Stainless steel crowns
In general, these are used as a temporary measure. They are often placed on children to protect a primary tooth from further tooth decay. Many parents stick with this option when their small ones have a hard time following good oral hygiene practices.
The best part is, stainless steel crowns naturally come out when the permanent tooth begins to grow, so there is no need to visit the dentist. These replacements are easy to make. A single appointment is usually enough to get the job done.

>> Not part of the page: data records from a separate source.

constexpr int STEP_BLOCK = 1024;
constexpr int STEP_WAVES = STEP_BLOCK / 64;

__device__ __forceinline__ void xi_consts_wave(cvo_math::XiConsts *xi, float *wm, const float omega[3], const float v[3], const int lane)
{
    if (lane == 0) {
        const cvo_math::Mat3 W = cvo_math::skew(omega);
#pragma unroll
        for (int k = 0; k < 9; ++k) wm[k] = W.m[k];
// ... 97 lines not shown
    const bool overflow = s_overflow != 0;
    if (blockIdx.x == 0 && tid == 0) {
        DevState *st = hd;
        if (overflow) {
            st->done = NEED_BIGGER_LIST;
            if (a.done_mirror) *a.done_mirror = NEED_BIGGER_LIST;
        } else {
            for (int q = 0; q < NACC_FLOW; ++q) st->red[RED_FLOW + q] = tot[q];
            for (int q = 0; q < 4; ++q) st->red[RED_XX + q] = a.acvo ? tot[NACC_FLOW + q] : 0.0;
            for (int q = 0; q < 3; ++q) { st->omega[q] = s_xi.omega[q]; st->v[q] = s_xi.v[q]; }
            st->xi = s_xi;
            double dl = 0.0;
            const long long nnz = (long long)tot[8];
            long long nnz_xx = 0, nnz_yy = 0;
            if (a.acvo) {
                nnz_xx = (long long)tot[NACC_FLOW + 1];
                nnz_yy = (long long)tot[NACC_FLOW + 3];
                const double num = (tot[NACC_FLOW + 2] - 2.0 * tot[7]) + tot[NACC_FLOW];
                dl = num / (double)(nnz_xx + nnz_yy - 2 * nnz);
            }
            st->dl = dl;
            if (a.trace && st->k < a.trace_cap) {
                cvo_hip_trace &tr = a.trace[st->k];
                tr.k = st->k;
                tr.exit_code = 0;
                tr.ell = st->ell;
                for (int q = 0; q < 3; ++q) {
                    tr.omega[q] = s_xi.omega[q]; tr.v[q] = s_xi.v[q];
                    tr.omega_d[q] = tot[q]; tr.v_d[q] = tot[3 + q];
                }
                tr.sum_a = tot[6];
                tr.dl = dl;
                tr.nnz = nnz; tr.nnz_xx = nnz_xx; tr.nnz_yy = nnz_yy;
            }
        }
    }
    if (overflow) return false;
    cvo_math::XiConsts xc;
    {
        auto uni = [](float x) { return __int_as_float(__builtin_amdgcn_readfirstlane(__float_as_int(x))); };
#pragma unroll
        for (int q = 0; q < 3; ++q) {
            xc.omega[q] = uni(s_xi.omega[q]); xc.v[q] = uni(s_xi.v[q]);
            xc.u2[q] = uni(s_xi.u2[q]); xc.u3[q] = uni(s_xi.u3[q]); xc.u4[q] = uni(s_xi.u4[q]);
        }
#pragma unroll
        for (int q = 0; q < 9; ++q) {
            xc.W2[q] = uni(s_xi.W2[q]); xc.W3[q] = uni(s_xi.W3[q]); xc.W4[q] = uni(s_xi.W4[q]);
        }
    }

    ProcHead phd;
    phd.need_d2 = 0;
    phd.narrow = 0; phd.rec_lim = PAD_BIG;
    phd.Rt = hd->Rt; phd.tt = hd->t;
    double acc[NACC];
#pragma unroll
    for (int k = 0; k < NACC; ++k) acc[k] = 0.0;
    unsigned wcap = a.kept_wcap, ebase = a.kept_ebase;
    if (n > wcap) n = wcap;
    const PairSrc src = pin_pair_src<true>(a);
    const CVO_GLOBAL char *kept_w = pin_global<true>(a.kept_ij + base);
    wcap = pin_u32<true>(wcap); ebase = pin_u32<true>(ebase);
    constexpr bool PF = kPrefetchBuild;
    for (unsigned off = lane; off < n; off += 64) {
        if (off >= 64) { if (!PF) e = load8(kept_w, off); if (!packed) w = a.kept_a[base + off]; }
        uint2 e_next = e;
        uint2 *const pf = PF ? &e_next : nullptr;
        unsigned mi, mj;
        float mw;
        kept_unpack(packed, ebase, e, w, mi, mj, mw);
        eval_pair<PROC_STEP>(src, phd, kc, mi, mj, mw, acc, xc, nullptr, 0, nullptr, pf, kept_w, min(off + 64u, wcap - 1u));
        if (PF) e = e_next;
    }
    __syncthreads();
    wave_sums<NACC>(acc, lane, sh + wid * NACC);
    __syncthreads();
    if (tid < NACC) {
        double t = 0.0;
#pragma unroll
        for (int q = 0; q < STEP_WAVES; ++q) t += sh[q * NACC + tid];
        a.partials[(size_t)tid * nfat + blockIdx.x] = t;
    }
    return true;
}

__global__ void __launch_bounds__(STEP_BLOCK) k_step_twist(const Grp<ProcessArgs> grp)
{
    step_twist_body(grp.a[blockIdx.z], grp.a[blockIdx.z].st, 0, false);
}

void launch_step_twist_group(const ProcessArgs *a, int n, hipStream_t s, hipEvent_t ev_start, hipEvent_t ev_stop)
{
    Grp<ProcessArgs> g;
    int nblk = 32;
    for (int i = 0; i < n; ++i) { g.a[i] = a[i]; nblk = std::max(nblk, a[i].nblk); }
    const dim3 grid((unsigned)(nblk / (STEP_BLOCK / BLOCK)), 1, (unsigned)n);
    if (ev_start && ev_stop) hipExtLaunchKernelGGL(k_step_twist, grid, dim3(STEP_BLOCK), 0, s, ev_start, ev_stop, 0, g);
    else hipLaunchKernelGGL(k_step_twist, grid, dim3(STEP_BLOCK), 0, s, g);
}

void launch_process_group(int mode, const ProcessArgs *a, int n, hipStream_t s, hipEvent_t ev_start, hipEvent_t ev_stop)
{
    Grp<ProcessArgs> g;
    for (int i = 0; i < n; ++i) g.a[i] = a[i];
    int nblk = 1;
    for (int i = 0; i < n; ++i) nblk = std::max(nblk, a[i].nblk);
// ... 156 lines not shown
            *sh_fail = all_ok ? 0 : 1;
        }
    }
    __syncthreads();
    return *sh_fail == 0;
}

__device__ bool mailbox_allreduce_every_block(const CommTable &ct, DevState *gst, const DevHead *hd, double *vals, int count,
                                              double *sh , int *sh_fail)
{
    __syncthreads();
    const int lane = threadIdx.x;
    if (lane < 64) {
        const unsigned long long seq = hd->mail_snap + 1ull;
        const int gen = (int)(seq & 1ull);
        bool ok = true;
        if (lane < ct.world) {
            if (blockIdx.x == 0) {
                MailSlot *dst = &ct.peer[lane]->slot[gen][ct.rank];
                for (int i = 0; i < count; ++i)
                    __hip_atomic_store(&dst->v[i], vals[i], __ATOMIC_RELAXED, __HIP_MEMORY_SCOPE_SYSTEM);
                __builtin_amdgcn_fence(__ATOMIC_RELEASE, "");
                asm volatile("s_waitcnt vmcnt(0)" ::: "memory");
                __hip_atomic_store(&dst->seq, seq, __ATOMIC_RELAXED, __HIP_MEMORY_SCOPE_SYSTEM);
            }
            const MailSlot *src = &ct.peer[ct.rank]->slot[gen][lane];
            const long long t0 = (long long)wall_clock64();
            while (__hip_atomic_load(&src->seq, __ATOMIC_RELAXED, __HIP_MEMORY_SCOPE_SYSTEM) != seq) {
                if ((long long)wall_clock64() - t0 > ct.timeout_ticks) { ok = false; break; }
                __builtin_amdgcn_s_sleep(8);
            }
            __builtin_amdgcn_fence(__ATOMIC_ACQUIRE, "");
            for (int i = 0; i < count; ++i)
                sh[lane * MAIL_VALS + i] = __hip_atomic_load(&src->v[i], __ATOMIC_RELAXED, __HIP_MEMORY_SCOPE_SYSTEM);
        }
        const bool all_ok = __ballot(!ok) == 0ull;
        __builtin_amdgcn_fence(__ATOMIC_RELEASE, "wavefront");
        __builtin_amdgcn_wave_barrier();
        __builtin_amdgcn_fence(__ATOMIC_ACQUIRE, "wavefront");
        if (lane < count && all_ok) {
            double t = 0.0;
            for (int r = 0; r < ct.world; ++r) t += sh[r * MAIL_VALS + lane];
            vals[lane] = t;
        }
        if (lane == 0) {
            if (blockIdx.x == 0) gst->mail_seq = seq;
            *sh_fail = all_ok ? 0 : 1;
        }
    }
    __syncthreads();
    return *sh_fail == 0;
}

__device__ __forceinline__ void post_flow_body(const PostFlowArgs &a)
{
    __shared__ double sh[4 * NACC_MAX];
    __shared__ __attribute__((aligned(16))) DevHead s_st;
    state_head_to_lds(a.st, &s_st);
    DevHead *st = &s_st;
    if (a.check_done && (st->done != 0 || (a.prm.async_xy && st->stall))) return;
    const bool acvo = a.prm.mode == CVO_HIP_MODE_ACVO;
    if (a.flags & POST_REDUCE) {
        block_reduce_partials<NACC_FLOW>(a.part_flow, a.nblk, sh, st->red + RED_FLOW);
        if (acvo) {
            block_reduce_partials<NACC_SELF>(a.part_xx, a.nblk, sh, st->red + RED_XX);
            block_reduce_partials<NACC_SELF>(a.part_yy, a.nblk, sh, st->red + RED_YY);
        } else if (threadIdx.x == 0) {
            st->red[RED_XX] = st->red[RED_XX + 1] = st->red[RED_YY] = st->red[RED_YY + 1] = 0.0;
        }
        if (threadIdx.x == 0 &&
            ((a.prm.async_xy ? 0u : a.st->ovf[0][LIST_XY]) | a.st->ovf[0][LIST_XX] |
             a.st->ovf[0][LIST_YY] | a.st->ovf[0][LIST_KEPT]))
            st->red[8] = __builtin_nan("");
    }
    bool comm_ok = true;
    if (a.comm) {
        __shared__ double sh_mail[MAX_WORLD * MAIL_VALS];
        __shared__ int sh_fail;
        comm_ok = mailbox_allreduce(*a.comm, a.st, st->red + RED_FLOW, RED_STEP - RED_FLOW, sh_mail, &sh_fail, st);
        if (!comm_ok && threadIdx.x == 0) st->done = DONE_COMM_ERROR;
    }
    if ((a.flags & POST_MATH) && comm_ok && threadIdx.x < 64) {
        const double *red = st->red;
        float omega[3], v[3];
        for (int q = 0; q < 3; ++q) { omega[q] = (float)red[q]; v[q] = (float)red[3 + q]; }
        if (!(red[8] != red[8])) xi_consts_wave(&st->xi, reinterpret_cast<float *>(sh), omega, v, (int)threadIdx.x);
    }
    if ((a.flags & POST_MATH) && comm_ok && threadIdx.x == 0) {
        const bool overflow = st->red[8] != st->red[8];
        if (overflow) st->done = NEED_BIGGER_LIST;
        const double *red = st->red;
        float omega[3], v[3];
        for (int q = 0; q < 3; ++q) {
            omega[q] = (float)red[q];
            v[q] = (float)red[3 + q];
            st->omega[q] = omega[q];
            st->v[q] = v[q];
        }
        double dl = 0.0;
        const long long nnz = (long long)red[8];
        long long nnz_xx = 0, nnz_yy = 0;
        if (acvo) {
            nnz_xx = (long long)red[RED_XX + 1];
            nnz_yy = (long long)red[RED_YY + 1];
            const double num = (red[RED_YY] - 2.0 * red[7]) + red[RED_XX];
            dl = num / (double)(nnz_xx + nnz_yy - 2 * nnz);
        }
        st->dl = dl;
        if (!overflow && a.trace && st->k < a.trace_cap) {
            cvo_hip_trace &tr = a.trace[st->k];
            tr.k = st->k;
            tr.exit_code = 0;
            tr.ell = st->ell;
            for (int q = 0; q < 3; ++q) {
                tr.omega[q] = omega[q]; tr.v[q] = v[q];
                tr.omega_d[q] = red[q]; tr.v_d[q] = red[3 + q];
            }
            tr.sum_a = red[6];
            tr.dl = dl;
            tr.nnz = nnz; tr.nnz_xx = nnz_xx; tr.nnz_yy = nnz_yy;
        }
    }
    __syncthreads();
    if (threadIdx.x == 0 && a.done_mirror && s_st.done != RUNNING) *a.done_mirror = s_st.done;
    state_head_from_lds(&s_st, a.st);
}

__global__ void __launch_bounds__(BLOCK) k_post_flow(const Grp<PostFlowArgs> grp)
{
    post_flow_body(grp.a[blockIdx.z]);
}

enum HeadMode { HM_CLASSIC = 0, HM_HEAD = 1 };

These look good on the teeth and blend with the rest of the structures. They are also quite affordable. The problem is, they wear down too quickly, which means they are not so inexpensive after all. Overall, the material is less durable than that of PFMs.
How Long Do Crowns Last?
It depends on the material it is made of. The average lifespan is 5 to 15 years and some crowns can hold up 25 years and more. The minimum shelf life is five years, which means that insurance companies will pay for a new crown if one is needed before the period has expired.
Cost of a Tooth Crown
A dental crown may range between $500 and $2,800 per tooth. The price is greatly determined by the material used in its making, but there are other factors included. That plus, different complications that need treatment prior to the procedure will add to the cost.
The most expensive seem to be metal crowns - $1,500 and higher; however, considering their durability, they may actually result in being cost-effective in the long run, just like with the Invisalign braces, you pay more but you get a better result that lasts longer than the cheaper options.
Resin and stainless steel crowns are on the low end of the price spectrum, starting at $300 per tooth. Porcelain crowns are available for $500-$800 and more. Of course, they are fragile and easy to fracture.
What you should know is some part of the cost may be covered by your insurance company. Be sure to check with them on this matter.
What About Dental Implants?
These are metal frames or posts that are operatively placed into the jawbone. They enable dentists to adjust replacement teeth on them. They can also be used to support crowns and bridges. Here is the thing. Some people have poor ridges, sore spots or gagging in the affected areas, which makes placing a bridge impossible or uncomfortable. In those cases, a dental implant helps secure the tooth in place so that it doesn’t shift in your mouth when you eat.
In order to receive one, you need adequate bone for support and healthy gums. Besides, implants are in the high price range, with most dental insurance companies covering no more than 10% of the fees.